PROBLEM REQUIREMENTS
Quote the records below word for word, please, from the very first line through the one that contains "if (cfg.debug_bail_mod >", and nothing beyond it.

Collected data entries
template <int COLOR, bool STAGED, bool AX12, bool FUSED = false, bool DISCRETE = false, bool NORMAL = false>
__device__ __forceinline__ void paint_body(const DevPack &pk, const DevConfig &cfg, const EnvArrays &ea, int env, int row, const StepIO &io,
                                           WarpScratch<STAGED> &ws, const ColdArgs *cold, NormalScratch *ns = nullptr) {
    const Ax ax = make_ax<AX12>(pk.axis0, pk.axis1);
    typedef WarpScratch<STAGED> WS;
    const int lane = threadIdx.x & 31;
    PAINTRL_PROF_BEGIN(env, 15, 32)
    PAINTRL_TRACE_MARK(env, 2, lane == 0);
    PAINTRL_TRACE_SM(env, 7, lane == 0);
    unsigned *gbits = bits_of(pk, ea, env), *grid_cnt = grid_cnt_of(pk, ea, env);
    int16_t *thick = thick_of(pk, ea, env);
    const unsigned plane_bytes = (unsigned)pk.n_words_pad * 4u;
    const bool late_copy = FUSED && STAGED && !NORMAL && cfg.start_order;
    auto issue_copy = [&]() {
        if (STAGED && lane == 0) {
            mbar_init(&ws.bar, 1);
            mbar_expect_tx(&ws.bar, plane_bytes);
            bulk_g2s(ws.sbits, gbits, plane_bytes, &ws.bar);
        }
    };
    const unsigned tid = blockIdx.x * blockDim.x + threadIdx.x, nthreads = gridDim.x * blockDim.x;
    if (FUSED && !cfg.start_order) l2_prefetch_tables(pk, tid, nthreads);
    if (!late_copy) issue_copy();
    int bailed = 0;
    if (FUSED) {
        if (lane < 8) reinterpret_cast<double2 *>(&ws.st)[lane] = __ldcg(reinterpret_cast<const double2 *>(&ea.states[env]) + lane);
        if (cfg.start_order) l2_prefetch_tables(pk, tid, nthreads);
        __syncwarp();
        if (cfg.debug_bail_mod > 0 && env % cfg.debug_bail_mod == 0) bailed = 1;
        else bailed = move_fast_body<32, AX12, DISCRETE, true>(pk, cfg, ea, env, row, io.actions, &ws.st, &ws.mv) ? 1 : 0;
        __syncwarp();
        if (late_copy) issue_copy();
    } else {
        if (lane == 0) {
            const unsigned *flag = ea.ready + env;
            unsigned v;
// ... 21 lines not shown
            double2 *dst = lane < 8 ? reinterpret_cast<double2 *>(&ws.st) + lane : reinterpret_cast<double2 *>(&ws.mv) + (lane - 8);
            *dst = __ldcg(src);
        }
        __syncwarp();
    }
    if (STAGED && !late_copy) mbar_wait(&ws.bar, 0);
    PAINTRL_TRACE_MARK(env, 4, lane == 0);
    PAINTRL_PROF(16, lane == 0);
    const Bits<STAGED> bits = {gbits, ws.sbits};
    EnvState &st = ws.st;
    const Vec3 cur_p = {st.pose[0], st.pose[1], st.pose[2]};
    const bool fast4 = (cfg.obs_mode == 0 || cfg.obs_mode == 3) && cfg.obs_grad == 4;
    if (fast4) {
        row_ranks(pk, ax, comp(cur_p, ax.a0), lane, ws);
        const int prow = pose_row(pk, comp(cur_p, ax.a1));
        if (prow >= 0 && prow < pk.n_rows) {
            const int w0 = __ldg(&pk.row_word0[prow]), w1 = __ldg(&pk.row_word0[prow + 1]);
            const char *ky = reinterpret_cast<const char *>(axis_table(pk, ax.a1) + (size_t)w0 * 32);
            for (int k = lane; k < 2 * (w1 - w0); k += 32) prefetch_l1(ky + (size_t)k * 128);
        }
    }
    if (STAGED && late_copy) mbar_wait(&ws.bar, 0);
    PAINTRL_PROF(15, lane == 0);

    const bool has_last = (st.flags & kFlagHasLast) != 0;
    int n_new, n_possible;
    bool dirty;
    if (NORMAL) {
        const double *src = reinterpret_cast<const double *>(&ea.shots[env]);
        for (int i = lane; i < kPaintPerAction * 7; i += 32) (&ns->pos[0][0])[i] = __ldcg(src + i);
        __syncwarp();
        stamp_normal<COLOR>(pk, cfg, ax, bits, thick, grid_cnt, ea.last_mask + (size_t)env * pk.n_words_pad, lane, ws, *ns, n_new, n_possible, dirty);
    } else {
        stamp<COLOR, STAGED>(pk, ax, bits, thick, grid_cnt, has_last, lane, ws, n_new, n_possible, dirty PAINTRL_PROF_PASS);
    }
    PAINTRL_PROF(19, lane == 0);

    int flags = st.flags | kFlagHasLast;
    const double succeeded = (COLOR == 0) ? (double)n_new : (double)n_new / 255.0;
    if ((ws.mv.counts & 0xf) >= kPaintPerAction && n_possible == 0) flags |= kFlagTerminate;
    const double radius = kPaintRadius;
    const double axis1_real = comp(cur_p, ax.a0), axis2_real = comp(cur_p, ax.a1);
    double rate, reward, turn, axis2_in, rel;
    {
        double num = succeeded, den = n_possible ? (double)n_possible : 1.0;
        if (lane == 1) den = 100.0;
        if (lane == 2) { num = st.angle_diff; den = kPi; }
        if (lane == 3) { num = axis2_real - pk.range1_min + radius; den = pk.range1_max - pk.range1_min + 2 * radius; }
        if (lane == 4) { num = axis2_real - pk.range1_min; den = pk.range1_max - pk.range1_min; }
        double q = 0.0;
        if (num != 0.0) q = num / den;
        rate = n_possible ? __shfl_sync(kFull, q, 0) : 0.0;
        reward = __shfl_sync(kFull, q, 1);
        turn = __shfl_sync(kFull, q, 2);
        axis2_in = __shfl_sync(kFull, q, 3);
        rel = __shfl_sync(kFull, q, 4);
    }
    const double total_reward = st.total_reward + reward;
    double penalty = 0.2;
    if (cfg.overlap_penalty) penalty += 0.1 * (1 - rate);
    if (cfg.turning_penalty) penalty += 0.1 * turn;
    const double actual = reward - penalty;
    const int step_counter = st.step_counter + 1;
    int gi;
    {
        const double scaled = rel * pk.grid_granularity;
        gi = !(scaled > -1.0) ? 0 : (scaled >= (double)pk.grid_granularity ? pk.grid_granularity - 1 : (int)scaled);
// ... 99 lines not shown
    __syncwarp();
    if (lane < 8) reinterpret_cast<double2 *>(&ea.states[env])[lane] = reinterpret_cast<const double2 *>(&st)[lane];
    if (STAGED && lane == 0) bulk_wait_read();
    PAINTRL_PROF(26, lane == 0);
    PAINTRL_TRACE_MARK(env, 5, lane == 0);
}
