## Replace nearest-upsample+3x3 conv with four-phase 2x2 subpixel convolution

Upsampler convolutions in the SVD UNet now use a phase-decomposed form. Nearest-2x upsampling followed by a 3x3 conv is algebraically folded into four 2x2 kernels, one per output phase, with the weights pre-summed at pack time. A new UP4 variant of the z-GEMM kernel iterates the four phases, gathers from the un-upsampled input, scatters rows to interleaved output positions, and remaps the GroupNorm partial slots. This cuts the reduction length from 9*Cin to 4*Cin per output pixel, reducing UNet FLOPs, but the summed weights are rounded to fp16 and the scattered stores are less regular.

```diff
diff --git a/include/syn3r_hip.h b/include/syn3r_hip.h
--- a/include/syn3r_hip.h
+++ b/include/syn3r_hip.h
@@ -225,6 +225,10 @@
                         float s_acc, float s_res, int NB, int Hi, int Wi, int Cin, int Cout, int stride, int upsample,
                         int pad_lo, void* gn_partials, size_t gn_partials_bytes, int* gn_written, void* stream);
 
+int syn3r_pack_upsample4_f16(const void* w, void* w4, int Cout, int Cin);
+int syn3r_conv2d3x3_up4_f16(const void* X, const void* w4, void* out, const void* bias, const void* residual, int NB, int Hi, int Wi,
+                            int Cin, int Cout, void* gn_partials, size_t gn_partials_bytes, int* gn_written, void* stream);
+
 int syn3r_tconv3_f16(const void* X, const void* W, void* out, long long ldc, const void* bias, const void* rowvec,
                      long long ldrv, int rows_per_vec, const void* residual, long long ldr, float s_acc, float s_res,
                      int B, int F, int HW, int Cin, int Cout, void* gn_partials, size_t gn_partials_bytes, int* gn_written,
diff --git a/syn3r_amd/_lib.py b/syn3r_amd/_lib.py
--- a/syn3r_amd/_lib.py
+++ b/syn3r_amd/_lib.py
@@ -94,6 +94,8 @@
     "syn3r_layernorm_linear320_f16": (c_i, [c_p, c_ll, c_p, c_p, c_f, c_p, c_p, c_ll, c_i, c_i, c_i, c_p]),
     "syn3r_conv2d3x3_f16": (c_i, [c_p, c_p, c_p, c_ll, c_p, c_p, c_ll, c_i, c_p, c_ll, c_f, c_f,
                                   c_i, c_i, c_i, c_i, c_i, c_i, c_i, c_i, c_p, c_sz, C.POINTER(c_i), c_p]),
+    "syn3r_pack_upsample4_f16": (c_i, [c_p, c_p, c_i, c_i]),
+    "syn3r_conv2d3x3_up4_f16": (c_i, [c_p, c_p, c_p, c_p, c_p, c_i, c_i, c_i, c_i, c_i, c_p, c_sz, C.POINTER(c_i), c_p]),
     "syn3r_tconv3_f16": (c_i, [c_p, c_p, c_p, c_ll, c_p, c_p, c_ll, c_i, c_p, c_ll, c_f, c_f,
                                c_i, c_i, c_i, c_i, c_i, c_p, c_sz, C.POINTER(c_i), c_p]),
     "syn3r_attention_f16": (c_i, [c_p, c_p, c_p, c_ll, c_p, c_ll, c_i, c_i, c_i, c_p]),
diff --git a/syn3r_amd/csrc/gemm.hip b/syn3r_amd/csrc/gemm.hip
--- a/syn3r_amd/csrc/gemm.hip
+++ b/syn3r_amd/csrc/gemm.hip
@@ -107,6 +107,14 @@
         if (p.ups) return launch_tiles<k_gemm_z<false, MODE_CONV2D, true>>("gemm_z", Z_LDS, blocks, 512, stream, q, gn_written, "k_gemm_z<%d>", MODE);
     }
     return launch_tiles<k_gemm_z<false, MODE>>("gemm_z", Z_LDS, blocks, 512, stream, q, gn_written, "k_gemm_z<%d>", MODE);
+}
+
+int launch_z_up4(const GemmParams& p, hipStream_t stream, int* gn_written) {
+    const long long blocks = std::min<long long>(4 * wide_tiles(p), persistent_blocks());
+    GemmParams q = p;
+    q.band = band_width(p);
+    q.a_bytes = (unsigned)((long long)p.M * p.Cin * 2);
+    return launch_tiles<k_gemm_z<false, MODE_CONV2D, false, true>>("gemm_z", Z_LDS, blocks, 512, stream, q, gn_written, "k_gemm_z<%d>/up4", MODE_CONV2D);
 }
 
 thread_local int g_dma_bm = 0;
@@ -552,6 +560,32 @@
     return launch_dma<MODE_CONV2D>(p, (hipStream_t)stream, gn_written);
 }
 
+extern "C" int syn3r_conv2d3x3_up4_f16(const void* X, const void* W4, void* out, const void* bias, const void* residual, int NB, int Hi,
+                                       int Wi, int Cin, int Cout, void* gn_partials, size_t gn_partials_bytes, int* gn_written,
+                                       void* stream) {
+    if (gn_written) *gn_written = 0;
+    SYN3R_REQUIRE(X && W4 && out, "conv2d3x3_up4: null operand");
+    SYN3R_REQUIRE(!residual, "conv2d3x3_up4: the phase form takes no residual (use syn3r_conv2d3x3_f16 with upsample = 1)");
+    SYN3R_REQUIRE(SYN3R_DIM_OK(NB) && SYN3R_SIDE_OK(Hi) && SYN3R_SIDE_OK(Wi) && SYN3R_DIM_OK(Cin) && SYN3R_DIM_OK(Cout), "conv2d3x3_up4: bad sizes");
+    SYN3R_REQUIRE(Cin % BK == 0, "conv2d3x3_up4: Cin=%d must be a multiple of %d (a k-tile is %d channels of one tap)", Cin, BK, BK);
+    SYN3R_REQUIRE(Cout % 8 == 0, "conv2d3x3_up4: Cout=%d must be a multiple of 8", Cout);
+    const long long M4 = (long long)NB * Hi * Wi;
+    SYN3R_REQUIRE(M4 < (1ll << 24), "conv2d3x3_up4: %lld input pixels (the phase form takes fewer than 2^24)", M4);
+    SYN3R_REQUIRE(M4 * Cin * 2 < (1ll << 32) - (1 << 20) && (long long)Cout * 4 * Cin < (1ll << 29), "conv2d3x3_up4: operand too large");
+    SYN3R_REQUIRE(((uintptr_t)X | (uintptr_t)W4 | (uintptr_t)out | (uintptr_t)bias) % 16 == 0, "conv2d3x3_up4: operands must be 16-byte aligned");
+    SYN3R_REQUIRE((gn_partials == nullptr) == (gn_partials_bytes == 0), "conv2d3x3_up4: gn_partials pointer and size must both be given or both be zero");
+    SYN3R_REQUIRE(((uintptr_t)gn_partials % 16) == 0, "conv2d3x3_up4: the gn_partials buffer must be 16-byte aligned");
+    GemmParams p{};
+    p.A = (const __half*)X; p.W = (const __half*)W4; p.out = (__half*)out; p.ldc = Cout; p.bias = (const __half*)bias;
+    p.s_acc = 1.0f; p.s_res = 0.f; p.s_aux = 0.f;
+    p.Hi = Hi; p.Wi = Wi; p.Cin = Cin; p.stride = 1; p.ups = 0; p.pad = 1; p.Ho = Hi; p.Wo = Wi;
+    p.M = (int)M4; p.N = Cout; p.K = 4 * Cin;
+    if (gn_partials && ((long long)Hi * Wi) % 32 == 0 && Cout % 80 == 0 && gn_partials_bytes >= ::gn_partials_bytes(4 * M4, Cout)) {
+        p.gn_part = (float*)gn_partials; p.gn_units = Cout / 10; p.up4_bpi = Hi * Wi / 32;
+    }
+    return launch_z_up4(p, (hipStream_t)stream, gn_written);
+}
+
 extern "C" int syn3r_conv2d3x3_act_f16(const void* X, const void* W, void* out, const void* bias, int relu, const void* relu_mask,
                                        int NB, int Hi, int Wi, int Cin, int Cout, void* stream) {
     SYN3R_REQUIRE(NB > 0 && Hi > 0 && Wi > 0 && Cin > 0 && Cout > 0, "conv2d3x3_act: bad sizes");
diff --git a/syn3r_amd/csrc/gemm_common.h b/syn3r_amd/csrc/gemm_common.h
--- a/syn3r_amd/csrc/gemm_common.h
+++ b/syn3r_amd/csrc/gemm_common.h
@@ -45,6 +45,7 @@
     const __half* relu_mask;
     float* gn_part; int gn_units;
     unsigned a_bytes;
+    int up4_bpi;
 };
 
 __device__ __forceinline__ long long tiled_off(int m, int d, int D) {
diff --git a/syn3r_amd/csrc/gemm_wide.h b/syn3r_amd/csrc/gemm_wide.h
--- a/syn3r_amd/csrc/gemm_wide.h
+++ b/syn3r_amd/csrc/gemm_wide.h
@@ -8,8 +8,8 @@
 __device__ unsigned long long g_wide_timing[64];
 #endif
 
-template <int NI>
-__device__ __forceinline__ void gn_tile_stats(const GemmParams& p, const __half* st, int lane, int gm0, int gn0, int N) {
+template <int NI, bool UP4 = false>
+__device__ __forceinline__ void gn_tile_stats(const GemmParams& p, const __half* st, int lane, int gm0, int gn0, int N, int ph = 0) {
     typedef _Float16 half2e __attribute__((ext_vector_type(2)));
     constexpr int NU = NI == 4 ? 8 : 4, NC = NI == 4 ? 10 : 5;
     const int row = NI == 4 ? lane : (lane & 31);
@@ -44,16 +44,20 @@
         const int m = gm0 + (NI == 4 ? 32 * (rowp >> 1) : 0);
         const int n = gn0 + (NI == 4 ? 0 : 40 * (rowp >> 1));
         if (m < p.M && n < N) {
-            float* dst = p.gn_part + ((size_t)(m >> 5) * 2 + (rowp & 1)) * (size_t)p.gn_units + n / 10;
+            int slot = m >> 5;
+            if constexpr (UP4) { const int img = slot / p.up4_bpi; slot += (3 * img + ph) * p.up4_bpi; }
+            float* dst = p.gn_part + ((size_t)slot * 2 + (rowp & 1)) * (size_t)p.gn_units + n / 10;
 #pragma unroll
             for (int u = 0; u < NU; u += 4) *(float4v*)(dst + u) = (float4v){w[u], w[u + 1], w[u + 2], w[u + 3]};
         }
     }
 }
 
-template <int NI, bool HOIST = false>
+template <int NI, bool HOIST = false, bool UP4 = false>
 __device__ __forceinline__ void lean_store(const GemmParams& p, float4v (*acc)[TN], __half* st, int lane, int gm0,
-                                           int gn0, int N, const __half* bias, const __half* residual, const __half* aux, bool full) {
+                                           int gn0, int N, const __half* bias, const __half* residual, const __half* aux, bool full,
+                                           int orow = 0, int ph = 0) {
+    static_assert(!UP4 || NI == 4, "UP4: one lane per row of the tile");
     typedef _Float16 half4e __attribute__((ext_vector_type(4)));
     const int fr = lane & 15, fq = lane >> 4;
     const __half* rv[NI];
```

REPLY
template <int COLOR, bool STAGED, bool AX12, bool FUSED = false, bool DISCRETE = false, bool NORMAL = false>
__device__ __forceinline__ void paint_body(const DevPack &pk, const DevConfig &cfg, const EnvArrays &ea, int env, int row, const StepIO &io,
                                           WarpScratch<STAGED> &ws, const ColdArgs *cold, NormalScratch *ns = nullptr) {
    const Ax ax = make_ax<AX12>(pk.axis0, pk.axis1);
    typedef WarpScratch<STAGED> WS;
    const int lane = threadIdx.x & 31;
    PAINTRL_PROF_BEGIN(env, 15, 32)
    PAINTRL_TRACE_MARK(env, 2, lane == 0);
    PAINTRL_TRACE_SM(env, 7, lane == 0);
    unsigned *gbits = bits_of(pk, ea, env), *grid_cnt = grid_cnt_of(pk, ea, env);
    int16_t *thick = thick_of(pk, ea, env);
    const unsigned plane_bytes = (unsigned)pk.n_words_pad * 4u;
    const bool late_copy = FUSED && STAGED && !NORMAL && cfg.start_order;
    auto issue_copy = [&]() {
        if (STAGED && lane == 0) {
            mbar_init(&ws.bar, 1);
            mbar_expect_tx(&ws.bar, plane_bytes);
            bulk_g2s(ws.sbits, gbits, plane_bytes, &ws.bar);
        }
    };
    const unsigned tid = blockIdx.x * blockDim.x + threadIdx.x, nthreads = gridDim.x * blockDim.x;
    if (FUSED && !cfg.start_order) l2_prefetch_tables(pk, tid, nthreads);
    if (!late_copy) issue_copy();
    int bailed = 0;
    if (FUSED) {
        if (lane < 8) reinterpret_cast<double2 *>(&ws.st)[lane] = __ldcg(reinterpret_cast<const double2 *>(&ea.states[env]) + lane);
        if (cfg.start_order) l2_prefetch_tables(pk, tid, nthreads);
        __syncwarp();
        if (cfg.debug_bail_mod > 0 && env % cfg.debug_bail_mod == 0) bailed = 1;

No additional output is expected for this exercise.